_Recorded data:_

template <int KT>
__global__ __launch_bounds__(KT == 4 ? 512 : 256) void k_gfix_apply(GfixArgs a) {
    constexpr int K = 32 * KT, LDQ = K + 8;
    constexpr int NT = KT == 4 ? 512 : 256, NW = NT / 64;
    extern __shared__ _Float16 qpl[];
    __shared__ float red[8];
    if (chain_halted(a.status)) return;
    const int f = blockIdx.y;
    if (!a.want[f]) return;
    const int tid = threadIdx.x, lane = tid & 63, w = tid >> 6, l31 = lane & 31, hi = lane >> 5;
    const int64_t rows = a.rows[f];
    const float* X = a.X[f];
    float* out = a.out[f];
    const int64_t ntask = (rows + 31) / 32 * KT, stride = (int64_t)gridDim.x * NW;
    if ((int64_t)blockIdx.x * NW >= ntask) return;
    GFIX_STAMP(6);
    f32x4 x[K / 16][2];
#define GFIX_LOAD_X(t_)                                                                                                   \
    {                                                                                                                     \
        const int64_t row_ = ((t_) / KT) * 32 + l31;                                                                      \
        const f32x4* xr = reinterpret_cast<const f32x4*>(X + (row_ < rows ? row_ : 0) * K + 8 * hi);                       \
        _Pragma("unroll") for (int ks = 0; ks < K / 16; ++ks) { x[ks][0] = xr[4 * ks]; x[ks][1] = xr[4 * ks + 1]; }       \
    }
    const int64_t task0 = (int64_t)blockIdx.x * NW + w;
    if (task0 < ntask) GFIX_LOAD_X(task0)
    constexpr int TPK = NT / K, NBLK = K / 8 / TPK;
    const int kcol = tid % K, kb0 = tid / K;
    float tq[2][NBLK][8];
    {
        const float* src = a.Q + (int64_t)(1 - f) * 2 * K * K;
#pragma unroll
        for (int m = 0; m < 2; ++m)
#pragma unroll
            for (int i = 0; i < NBLK; ++i)
#pragma unroll
                for (int e = 0; e < 8; ++e) tq[m][i][e] = src[(size_t)m * K * K + (size_t)(8 * (kb0 + TPK * i) + e) * K + kcol];
    }
    float mx[2] = {0.f, 0.f};
#pragma unroll
    for (int m = 0; m < 2; ++m)
// ... 1 lines not shown
        for (int i = 0; i < NBLK; ++i)
#pragma unroll
            for (int e = 0; e < 8; ++e) mx[m] = fmaxf(mx[m], fabsf(tq[m][i][e]));
#pragma unroll
    for (int o = 32; o > 0; o >>= 1) { mx[0] = fmaxf(mx[0], __shfl_xor(mx[0], o)); mx[1] = fmaxf(mx[1], __shfl_xor(mx[1], o)); }
    __shared__ float redq[2][NW];
    if (lane == 0) { redq[0][w] = mx[0]; redq[1][w] = mx[1]; }
    const float sc = gfix_scale(a.absmax, f, red);
    GFIX_STAMP(7);
    float sq[2];
#pragma unroll
    for (int m = 0; m < 2; ++m) {
        float v = redq[m][0];
#pragma unroll
        for (int i = 1; i < NW; ++i) v = fmaxf(v, redq[m][i]);
        int q = 0;
        (void)frexpf(v, &q);
        sq[m] = ldexpf(1.f, v > 0.f ? 14 - q : 0);
    }
#pragma unroll
    for (int m = 0; m < 2; ++m) {
        _Float16* ph = qpl + (size_t)((1 - m) * 2) * K * LDQ + (size_t)kcol * LDQ;
        _Float16* pl = ph + (size_t)K * LDQ;
#pragma unroll
        for (int i = 0; i < NBLK; ++i) {
            gf16x8 h8, l8;
#pragma unroll
            for (int e = 0; e < 8; ++e) {
                const float v = tq[m][i][e] * sq[m];
                const _Float16 h = (_Float16)v;
                h8[e] = h;
                l8[e] = (_Float16)(v - (float)h);
            }
            *reinterpret_cast<gf16x8*>(ph + 8 * (kb0 + TPK * i)) = h8;
            *reinterpret_cast<gf16x8*>(pl + 8 * (kb0 + TPK * i)) = l8;
        }
    }
    __syncthreads();
    GFIX_STAMP(8);
    for (int64_t task = (int64_t)blockIdx.x * NW + w; task < ntask; task += stride) {
        const int64_t rt = task / KT;
        const int c = (int)(task % KT);
        const bool live = rt * 32 + l31 < rows;
        if (task != task0) GFIX_LOAD_X(task)
        f32x16 acc1, acc2;
#pragma unroll
        for (int i = 0; i < 16; ++i) { acc1[i] = 0.f; acc2[i] = 0.f; }
        const _Float16* qb = qpl + (size_t)(32 * c + l31) * LDQ + 8 * hi;
#pragma unroll
        for (int ks = 0; ks < K / 16; ++ks) {
            gf16x8 xh, xl, xm;
#pragma unroll
            for (int e = 0; e < 8; ++e) {
                const float v = (live ? x[ks][e >> 2][e & 3] : 0.f) * sc;
                const _Float16 h = (_Float16)v;
                const float r1 = v - (float)h;
                const _Float16 l = (_Float16)r1;
                xh[e] = h; xl[e] = l; xm[e] = (_Float16)(r1 - (float)l);
            }
            const gf16x8 qrh = *reinterpret_cast<const gf16x8*>(qb + 16 * ks);
            const gf16x8 qrl = *reinterpret_cast<const gf16x8*>(qb + (size_t)K * LDQ + 16 * ks);
            const gf16x8 q0h = *reinterpret_cast<const gf16x8*>(qb + (size_t)2 * K * LDQ + 16 * ks);
            const gf16x8 q0l = *reinterpret_cast<const gf16x8*>(qb + (size_t)3 * K * LDQ + 16 * ks);
            acc1 = __builtin_amdgcn_mfma_f32_32x32x16_f16(xl, qrh, acc1, 0, 0, 0);
            acc2 = __builtin_amdgcn_mfma_f32_32x32x16_f16(xm, q0h, acc2, 0, 0, 0);
            acc1 = __builtin_amdgcn_mfma_f32_32x32x16_f16(xh, qrl, acc1, 0, 0, 0);
            acc2 = __builtin_amdgcn_mfma_f32_32x32x16_f16(xl, q0l, acc2, 0, 0, 0);
            acc1 = __builtin_amdgcn_mfma_f32_32x32x16_f16(xh, qrh, acc1, 0, 0, 0);
            acc2 = __builtin_amdgcn_mfma_f32_32x32x16_f16(xl, q0h, acc2, 0, 0, 0);
        }
        const float u1 = 1.f / (sc * sq[1]), u2 = 1.f / (sc * sq[0]);
#pragma unroll
        for (int i = 0; i < 16; ++i) {
            const int64_t r = rt * 32 + (i & 3) + 8 * (i >> 2) + 4 * hi;
            if (r < rows) out[r * a.ld + 32 * c + l31] = acc1[i] * u1 + acc2[i] * u2;
        }
        GFIX_STAMP(9);
    }
#undef GFIX_LOAD_X
    GFIX_STAMP(10);
}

_Your instructions:_
All lines from the one with "if (r < rows)" through the final line above are to be quoted exactly; quote no other line.

_Solution:_
            if (r < rows) out[r * a.ld + 32 * c + l31] = acc1[i] * u1 + acc2[i] * u2;
        }
        GFIX_STAMP(9);
    }
#undef GFIX_LOAD_X
    GFIX_STAMP(10);
}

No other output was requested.